A WCJ may reject controverted competent evidence.
However the WCJ " must identify that evidence and explain adequately the reasons for its rejection.
See: Section 422(a)

For this reason, the order of the WCAB was vacated and the case was remanded back to the WCJ for further findings on this critical issue.  If Dr.
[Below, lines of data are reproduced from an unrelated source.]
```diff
+      const bool live = live_m >> s & 1u;
+      const double acc = T[lane][s];
+      double cn = 0.0, dn = 0.0;
+      bool crossing = false;
+      if (live && A.mode == kBackward) {
+        const double old = oldv[s];
+        const double nw = old + acc / (double)d;
+        if (!(old > A.rmax) && nw > A.rmax) {
+          A.reserve[u] = rsvv[s] + nw * A.alpha;
+          if (old != 0.0) A.res[u] = 0.0;
+          cn = (1.0 - A.alpha) * nw;
+          crossing = true;
+        } else {
+          A.res[u] = nw;
+        }
+      } else if (live) {
+        const double old = oldv[s];
+        const double nw = old + acc;
+        crossing = !active_fwd(old, d, A.rmax) && active_fwd(nw, d, A.rmax);
+        if (A.mode == kFwdTopk) {
+          if (A.rmax < A.min_rmax && active_fwd(old, d, A.rmax)) crossing = take_armed(A.armed, u);
+          if (active_fwd(nw, d, A.min_rmax)) A.flags[u] = 1;
+        }
+        if (crossing) {
+          A.reserve[u] = rsvv[s] + nw * A.alpha;
+          if (old != 0.0) A.res[u] = 0.0;
+          if (d == 0) dn = nw * (1.0 - A.alpha);
+          else cn = ((1.0 - A.alpha) * nw) / (double)d;
+        } else {
+          A.res[u] = nw;
+        }
+      }
+      T[lane][s] = (d == 0 && !(bwd_m >> s & 1u)) ? dn : cn;
+      const unsigned long long bc = __ballot(crossing), pb = __ballot(cn > 0.0);
+      if (ls == (uint32_t)s) {
+        bcl = bc;
+        pbl = pb;
+        pack_l += (unsigned long long)__popcll(bc) << kPackShift;
+        if (!(bwd_m >> s & 1u)) nd_l += (uint32_t)__popcll(bc & zb);
+      }
+    }
+    if (lane < kBatch && (act_m >> lane & 1u)) prep_bits[(size_t)lane * n_tiles + tl] = pbl;
+    wave_lds_sync();
+    double pc[kApplyRows / kLineRows];
+    if (entry_mask) {
+#pragma unroll
+      for (int k = 0; k < kApplyRows / kLineRows; ++k) {
+        const int32_t ur = s_u[w][k * kLineRows + lr];
+        pc[k] = c8_cur[(size_t)(ur >= 0 ? ur : 0) * kBatch + ls];
+      }
+    }
+    uint32_t degsum = 0;
+    double deadsum = 0.0;
+#pragma unroll
+    for (int k = 0; k < kApplyRows / kLineRows; ++k) {
+      const uint32_t r = (uint32_t)k * kLineRows + lr;
+      const double t = T[r][ls];
+      const int32_t ur = s_u[w][r];
+      const uint32_t dr = s_d[w][r];
+      const bool dz = dr == 0 && !l_bwd;
+      const double cn = dz ? 0.0 : t;
+      if (dz) deadsum += t;
+      if ((bcl >> r) & 1ull) degsum += l_bwd ? s_din[w][r] : dr;
+      if (ur >= 0) {
+        const size_t o = (size_t)ur * kBatch + ls;
+        c8_next[o] = cn;
+        if (l_gs) c8_cur[o] = l_entry ? pc[k] + cn : (l_inpl ? cn : 0.0);
+      }
+    }
+    degsum += __shfl_xor(degsum, 16);
+    degsum += __shfl_xor(degsum, 32);
+    deadsum += __shfl_xor(deadsum, 16);
+    deadsum += __shfl_xor(deadsum, 32);
+    pack_l += degsum;
+    dead_l += deadsum;
+    wave_lds_sync();
+  }
+  if (lane < kBatch) {
+    s_pack[w][lane] = pack_l;
+    s_dead[w][lane] = dead_l;
+    s_nd[w][lane] = nd_l;
+  }
+  __syncthreads();
+  if (threadIdx.x < kBatch) {
+    const int s = threadIdx.x;
+    unsigned long long ps = 0;
+    double ds = 0.0;
+    uint32_t nd = 0;
+#pragma unroll
+    for (int v = 0; v < kApplyWaves; ++v) {
+      ps += s_pack[v][s];
+      ds += s_dead[v][s];
+      nd += s_nd[v][s];
+    }
+    const size_t o = (size_t)s * part_stride + part_base + blockIdx.x;
+    blk_pack8[o] = ps;
+    blk_dead8[o] = ds;
+    blk_ndead8[o] = nd;
+  }
+}
 
 __global__ __launch_bounds__(1024) void k_dense_reduce_batch(const unsigned long long* __restrict__ blk_pack8,
                                                            const double* __restrict__ blk_dead8,
@@ -1788,6 +2031,13 @@
 }
 #endif
 
+#ifdef PPRHIP_TEST_HOOKS
+static bool apply_trips() {
+  const char* e = hook_env("PPRHIP_APPLY_BATCH");
+  return e && e[0] == '0';
+}
+#endif
+
 int launch_dense_level_b8(pprhip_graph* P, bool backward, const GsBlock* gs_blocks, int n_gs_blocks) {
   const GraphData* D = P->gr;
   const BatchState* bs = P->batch;
@@ -1821,8 +2071,22 @@
     const uint32_t t_hi = (b == nb - 1) ? n_tiles : B.j_hi / kApplyRows;
     if (t_hi <= t_lo) continue;
     const uint32_t quota = kApplyBlocks8 / (uint32_t)nb;
-    const uint32_t grid = std::max(1u, std::min((t_hi - t_lo + kApplyGroups - 1) / kApplyGroups, quota));
-    k_dense_apply_batch<<<dim3(grid), dim3(kApplyThreads), 0, P->stream>>>(
+    uint32_t grid;
+#ifdef PPRHIP_TEST_HOOKS
+    if (apply_trips()) {
+      grid = std::max(1u, std::min((t_hi - t_lo + kApplyGroups - 1) / kApplyGroups, quota));
+      k_dense_apply_batch_trips<<<dim3(grid), dim3(kApplyThreads), 0, P->stream>>>(
+          nz, n_nz, zr, n_z, bs->acc8, D->out_rp, backward ? D->in_rp : nullptr, bs->c8[bs->c8cur], bs->c8[bs->c8cur ^ 1], t_lo,
+          t_hi, b == nb - 1 ? 0u : gs_mask, b == nb - 1 ? 0u : entry_mask, bs->d_slot_args, cross, bs->prep_bits,
+          bs->blk_pack8, bs->blk_dead8, bs->blk_ndead8, part_base, kApplyBlocks8);
+      PPRHIP_CHECK_HIP(hipGetLastError());
+      part_base += grid;
+      continue;
+    }
+#endif
+    grid = std::max(1u, std::min({(t_hi - t_lo + kApplyWaves - 1) / kApplyWaves,
+                                  (uint32_t)D->n_cus * (uint32_t)kApplyWgPerCu, quota}));
+    k_dense_apply_batch<<<dim3(grid), dim3(64 * kApplyWaves), 0, P->stream>>>(
           nz, n_nz, zr, n_z, bs->acc8, D->out_rp, backward ? D->in_rp : nullptr, bs->c8[bs->c8cur], bs->c8[bs->c8cur ^ 1], t_lo,
           t_hi, b == nb - 1 ? 0u : gs_mask, b == nb - 1 ? 0u : entry_mask, bs->d_slot_args, cross, bs->prep_bits,
           bs->blk_pack8, bs->blk_dead8, bs->blk_ndead8, part_base, kApplyBlocks8);
```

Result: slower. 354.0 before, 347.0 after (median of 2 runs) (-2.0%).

Moldovan is to be rejected, there must be an adequate explanation.


PRACTICE POINTERS:

1. When dealing with multiple petitions, with different burdens of proof, take care to outline your litigation plan and identify the evidence which supports each element of your burden of proof. 

2. Similarly, when reviewing your defense to each employee petition. assess the evidence offered in support of each employee petitions and your evidence/argument in opposition. 

3. An essential element in the IRE burden of proof is the employee status as "MMI". We see frequent attacks upon the IRE Modification Petition Remedy, based upon the argument that employee is not at MMI, as his/her condition may improve ... or his/her condition may decline.

4. Have your medical expert testify and explain the MMI definition and provide specific reasons why the claimant is at MMI. 

5. Challenge any employee medical expert evidence offered in "defense" to the IRE Medical expert, which did not conduct an examination in accord with the AMA Guides.